template <int NCHR , bool BAG,
          bool ROUTE ,
          int THREADS , bool ACC2 ,
          bool SPEC ,
          bool ROTP = false >
__global__ __launch_bounds__(THREADS, 1) void k_level_mt(const uint4* __restrict__ rec, const float2* __restrict__ gh, uint8_t* __restrict__ node ,
                                                         const uint8_t* __restrict__ inbag, const LvPlan* __restrict__ plan, HistBin* __restrict__ part,
                                                         int32_t* __restrict__ count, const FeatMeta* __restrict__ fmeta, const ChunkMeta* __restrict__ cmeta,
                                                         int32_t* __restrict__ err_flag,
                                                         const FxScale* __restrict__ fxs , LevelConst c) {
    static_assert(!ACC2 || NCHR == 2, "a two-chunk pass keeps both records in registers");
    static_assert(ACC2 == SPEC && THREADS == (ACC2 ? MT_THREADS_ACC2 : LV_THREADS) && (!ROTP || NCHR == 1 || ACC2) && (NCHR == 0 || NCHR == 1 || NCHR == 2),
                  "k_level_mt: not one of the six launch forms");
    constexpr int WAVES = THREADS / 64;
    constexpr int NCONS = SPEC ? MT_CONSUMERS : 0, NPROD = WAVES - NCONS;
    constexpr int NACC = ACC2 ? 2 : 1;
    constexpr int NRINGS = SPEC ? NPROD : WAVES;
    constexpr int MT_RING = mt_ring(SPEC);
    constexpr bool ROT = ROTP;
    constexpr bool SPARSE = (NCHR == 1) && !ACC2 && !SPEC;
    extern __shared__ __attribute__((aligned(16))) unsigned char smem[];
    const unsigned id = blockIdx.x;
    const int xl = (int)(id & 7u), bslot = (int)(id >> 3);
    const int grp = bslot % c.mt_G, rb = (bslot / c.mt_G) * 8 + xl;
    const int k0 = grp * c.mt_T;
    const int nk = (c.K - k0) < c.mt_T ? (c.K - k0) : c.mt_T;
    const int tid = threadIdx.x, lane = tid & 63, wave = tid >> 6;
    const int ch = ACC2 ? 0 : c.mt_ch;
    constexpr bool route = ROUTE;
    const ChunkMeta cm = cmeta[ch];
    const ChunkMeta cm1 = cmeta[ACC2 ? 1 : ch];
    const int nfeat = cm.nfeat, nfeat1 = ACC2 ? cm1.nfeat : 0;
    const int wb = cm.wide_bins + (ACC2 ? cm1.wide_bins : 0);
    const bool li_in_rec = (ACC2 ? nfeat1 : nfeat) <= 15 && !c.has_mult;
// ... 464 lines not shown
                    const long long row0 = on ? (long long)g * 4 : row_lo;
                    uint4 ra[4], r1[4]; uint32_t bagmask = BAG ? 0u : 0xFu;
#pragma unroll
                    for (int j = 0; j < 4; ++j) {
                        long long rr = row0 + j; if (rr >= N) rr = N - 1;
                        ra[j] = rec_acc[rr]; r1[j] = make_uint4(0, 0, 0, 0);
                        if (BAG) bagmask |= (inbag[rr] ? 1u : 0u) << j;
                    }
                    const uint32_t n4 = on ? *reinterpret_cast<const uint32_t*>(nd_k + row0) : 0xFFFFFFFFu;
                    const float4 g0 = *reinterpret_cast<const float4*>(gh_k + row0), g1 = *reinterpret_cast<const float4*>(gh_k + row0 + 2);
                    uint2 e[4];
                    lookup(n4, tq, e);
                    stage_c(row0, ra, r1, bagmask, n4, g0, g1, e, tq);
                    sp_cnt = 0;
                };
                auto load16 = [&](long long st) __attribute__((always_inline)) -> uint4 {
                    const long long r16 = row_lo + st * 1024 + lane * 16;
                    uint4 v = make_uint4(0xFFFFFFFFu, 0xFFFFFFFFu, 0xFFFFFFFFu, 0xFFFFFFFFu);
                    if (st < nst && r16 < row_hi) v = *reinterpret_cast<const uint4*>(nd_k + r16);
                    return v;
                };
                uint4 n16 = load16(wave);
                for (long long st = wave; st < nst; st += WAVES) {
                    const long long r16 = row_lo + st * 1024 + lane * 16;
                    const uint4 nxt = load16(st + WAVES);
                    const long long left = row_hi - r16;
                    const int nvalid = left >= 16 ? 16 : (left > 0 ? (int)left : 0);
                    const uint32_t w4[4] = {n16.x, n16.y, n16.z, n16.w};
#pragma unroll
                    for (int d = 0; d < 4; ++d) {
                        bool hit = false;
#pragma unroll
                        for (int j = 0; j < 4; ++j) {
                            const uint32_t idx = ((w4[d] >> (8 * j)) & 0xFFu) - base;
                            hit = hit || (idx < nlev && ((xm >> (idx & 63u)) & 1ull) != 0ull && d * 4 + j < nvalid);
                        }
                        const unsigned long long m = __ballot(hit);
                        if (m != 0ull) {
                            const int np = (int)__popcll(m), r_hit = (int)__popcll(m & lane_lt);
                            const int dest = hit ? sp_cnt + r_hit : sp_cnt + np + (lane - r_hit);
                            const uint32_t rx = (uint32_t)__builtin_amdgcn_ds_permute((dest & 63) << 2, (int)(uint32_t)((r16 + d * 4) >> 2));
                            const int rel = (lane - sp_cnt) & 63;
                            if (sp_cnt + np < 64) { if (rel < np) pend = rx; sp_cnt += np; }
                            else {
                                const int rem = sp_cnt + np - 64;
                                if (rel < 64 - sp_cnt) pend = rx;
                                sparse_batch(64);
                                if (lane < rem) pend = rx;
                                sp_cnt = rem;
                            }
                        }
                    }
                    n16 = nxt;
                }
                if (sp_cnt > 0) sparse_batch(sp_cnt);
            }
        }
    }
    if (SPEC) { if (wave < NPROD) { asm volatile("" ::: "memory"); if (lane == 0) { RS_STORE(wave, p_tail); asm volatile("" ::: "memory"); RS_STORE(32 + wave, 1u); } } }
#undef RS_LOAD
#undef RS_STORE
    else while (r_cnt > 0) run_batch(r_cnt < 64 ? r_cnt : 64);
    __syncthreads();
    const uint8_t* __restrict__ bin_feat = reinterpret_cast<const uint8_t*>((uintptr_t)((unsigned long long)(uint32_t)__builtin_amdgcn_readfirstlane((int)rsync[48]) |
                                                                                      (unsigned long long)(uint32_t)__builtin_amdgcn_readfirstlane((int)rsync[49]) << 32));
    for (int i = tid; i < total * wb; i += THREADS) {
        const int ln = i / wb, b = i - ln * wb;
        const MtTree t = ti[nd_tree[ln]];
        const int j = bin_feat[b];
        const int shb = ftab[64 + j], s0 = ftab[32 + j] + ((b - ftab[j]) << shb);
        long long tg = 0, th = 0;
        const unsigned long long* sg_ = hist_g + (size_t)ln * spn + s0; const unsigned long long* sh_ = hist_h + (size_t)ln * spn + s0;
        for (int r2 = 0; r2 < (1 << shb); ++r2) { tg += (long long)sg_[r2]; th += (long long)sh_[r2]; }
        HistBin o; o.g = tg; o.h = th;
        part[(((long long)t.k * c.gx + rb) * c.max_built + (c.mt_slot0 + ln - t.slot0)) * c.totbins + ftab[96 + j] + b] = o;
    }
    if (ch == 0) {
        for (int ln = tid; ln < total; ln += THREADS) {
            int tot = 0;
            for (int r2 = 0; r2 < MT_CNT_REP; ++r2) tot += cnt[ln * MT_CNT_REP + r2];
            const MtTree t = ti[nd_tree[ln]];
            const int ei = c.mt_slot0 + ln - t.slot0;
            if (tot) atomicAdd(&count[(long long)t.k * 256 + t.child_first + 2 * ei + (plan[t.k].built_is_left[ei] ? 0 : 1)], tot);
        }
    }
}

__global__ __launch_bounds__(256) void k_level_reduce(const HistBin* __restrict__ part, HistBin* __restrict__ red, const LvPlan* __restrict__ plan,
                                                      const int32_t* __restrict__ count, int is_root, int nb, LevelConst c) {
    __shared__ long long sg[4][64], sh[4][64];
    const int k = blockIdx.z, bslot = blockIdx.y, bl = threadIdx.x & 63, xl = threadIdx.x >> 6;
    const int b = blockIdx.x * 64 + bl;
    if (blockIdx.x == 0 && blockIdx.y == 0)
        reinterpret_cast<long long*>(red + (long long)c.K * nb * c.totbins)[(long long)k * 256 + threadIdx.x] = (long long)count[(long long)k * 256 + threadIdx.x];
    const LvPlan* pp = &plan[k];
    const int n_built = pp->done ? 0 : (is_root ? 1 : pp->n_built);
    long long ag = 0, ah = 0;
    if (b < c.totbins && bslot < n_built) {
        const HistBin* src = part + (((long long)k * c.gx) * c.max_built + bslot) * c.totbins + b;
        const long long xs = (long long)c.max_built * c.totbins;
#pragma unroll 8
        for (int x = xl; x < c.gx; x += 4) { const HistBin v = src[x * xs]; ag += v.g; ah += v.h; }
    }
    sg[xl][bl] = ag; sh[xl][bl] = ah;
    __syncthreads();
    if (xl == 0 && b < c.totbins) {
        HistBin acc; acc.g = sg[0][bl] + sg[1][bl] + sg[2][bl] + sg[3][bl]; acc.h = sh[0][bl] + sh[1][bl] + sh[2][bl] + sh[3][bl];
        red[((long long)k * nb + bslot) * c.totbins + b] = acc;
    }
}

struct JointFeat { int32_t voff , stride, nbins , nbv , hoff, vbyte , pad0, pad1; };

__global__ __launch_bounds__(256) void k_pack_joint(const uint4* __restrict__ rec, long long N, int F, const JointFeat* __restrict__ jf, uint4* __restrict__ rec_joint,
                                                    int mult_chunk = -1 ) {
    const long long i = (long long)blockIdx.x * 256 + threadIdx.x;
    if (i >= N) return;
    const uint8_t* rec8 = reinterpret_cast<const uint8_t*>(rec);
    uint32_t w[4] = {0, 0, 0, 0};
    for (int f = 0; f < F; ++f) {
        const uint32_t bin = rec8[((long long)(f >> 4) * N + i) * 16 + (f & 15)];
        const int vb = jf[f].vbyte;
        w[vb >> 2] += (bin * (uint32_t)jf[f].stride) << (8 * (vb & 3));
    }
    if (mult_chunk >= 0) w[3] = (w[3] & 0x00FFFFFFu) | ((uint32_t)rec8[((long long)mult_chunk * N + i) * 16 + 15] << 24);
    rec_joint[i] = make_uint4(w[0], w[1], w[2], w[3]);
}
____________________
Task statement ::
Pull out all lines of the data with the string "part".

Final answer ::
                                                         const uint8_t* __restrict__ inbag, const LvPlan* __restrict__ plan, HistBin* __restrict__ part,
        part[(((long long)t.k * c.gx + rb) * c.max_built + (c.mt_slot0 + ln - t.slot0)) * c.totbins + ftab[96 + j] + b] = o;
__global__ __launch_bounds__(256) void k_level_reduce(const HistBin* __restrict__ part, HistBin* __restrict__ red, const LvPlan* __restrict__ plan,
        const HistBin* src = part + (((long long)k * c.gx) * c.max_built + bslot) * c.totbins + b;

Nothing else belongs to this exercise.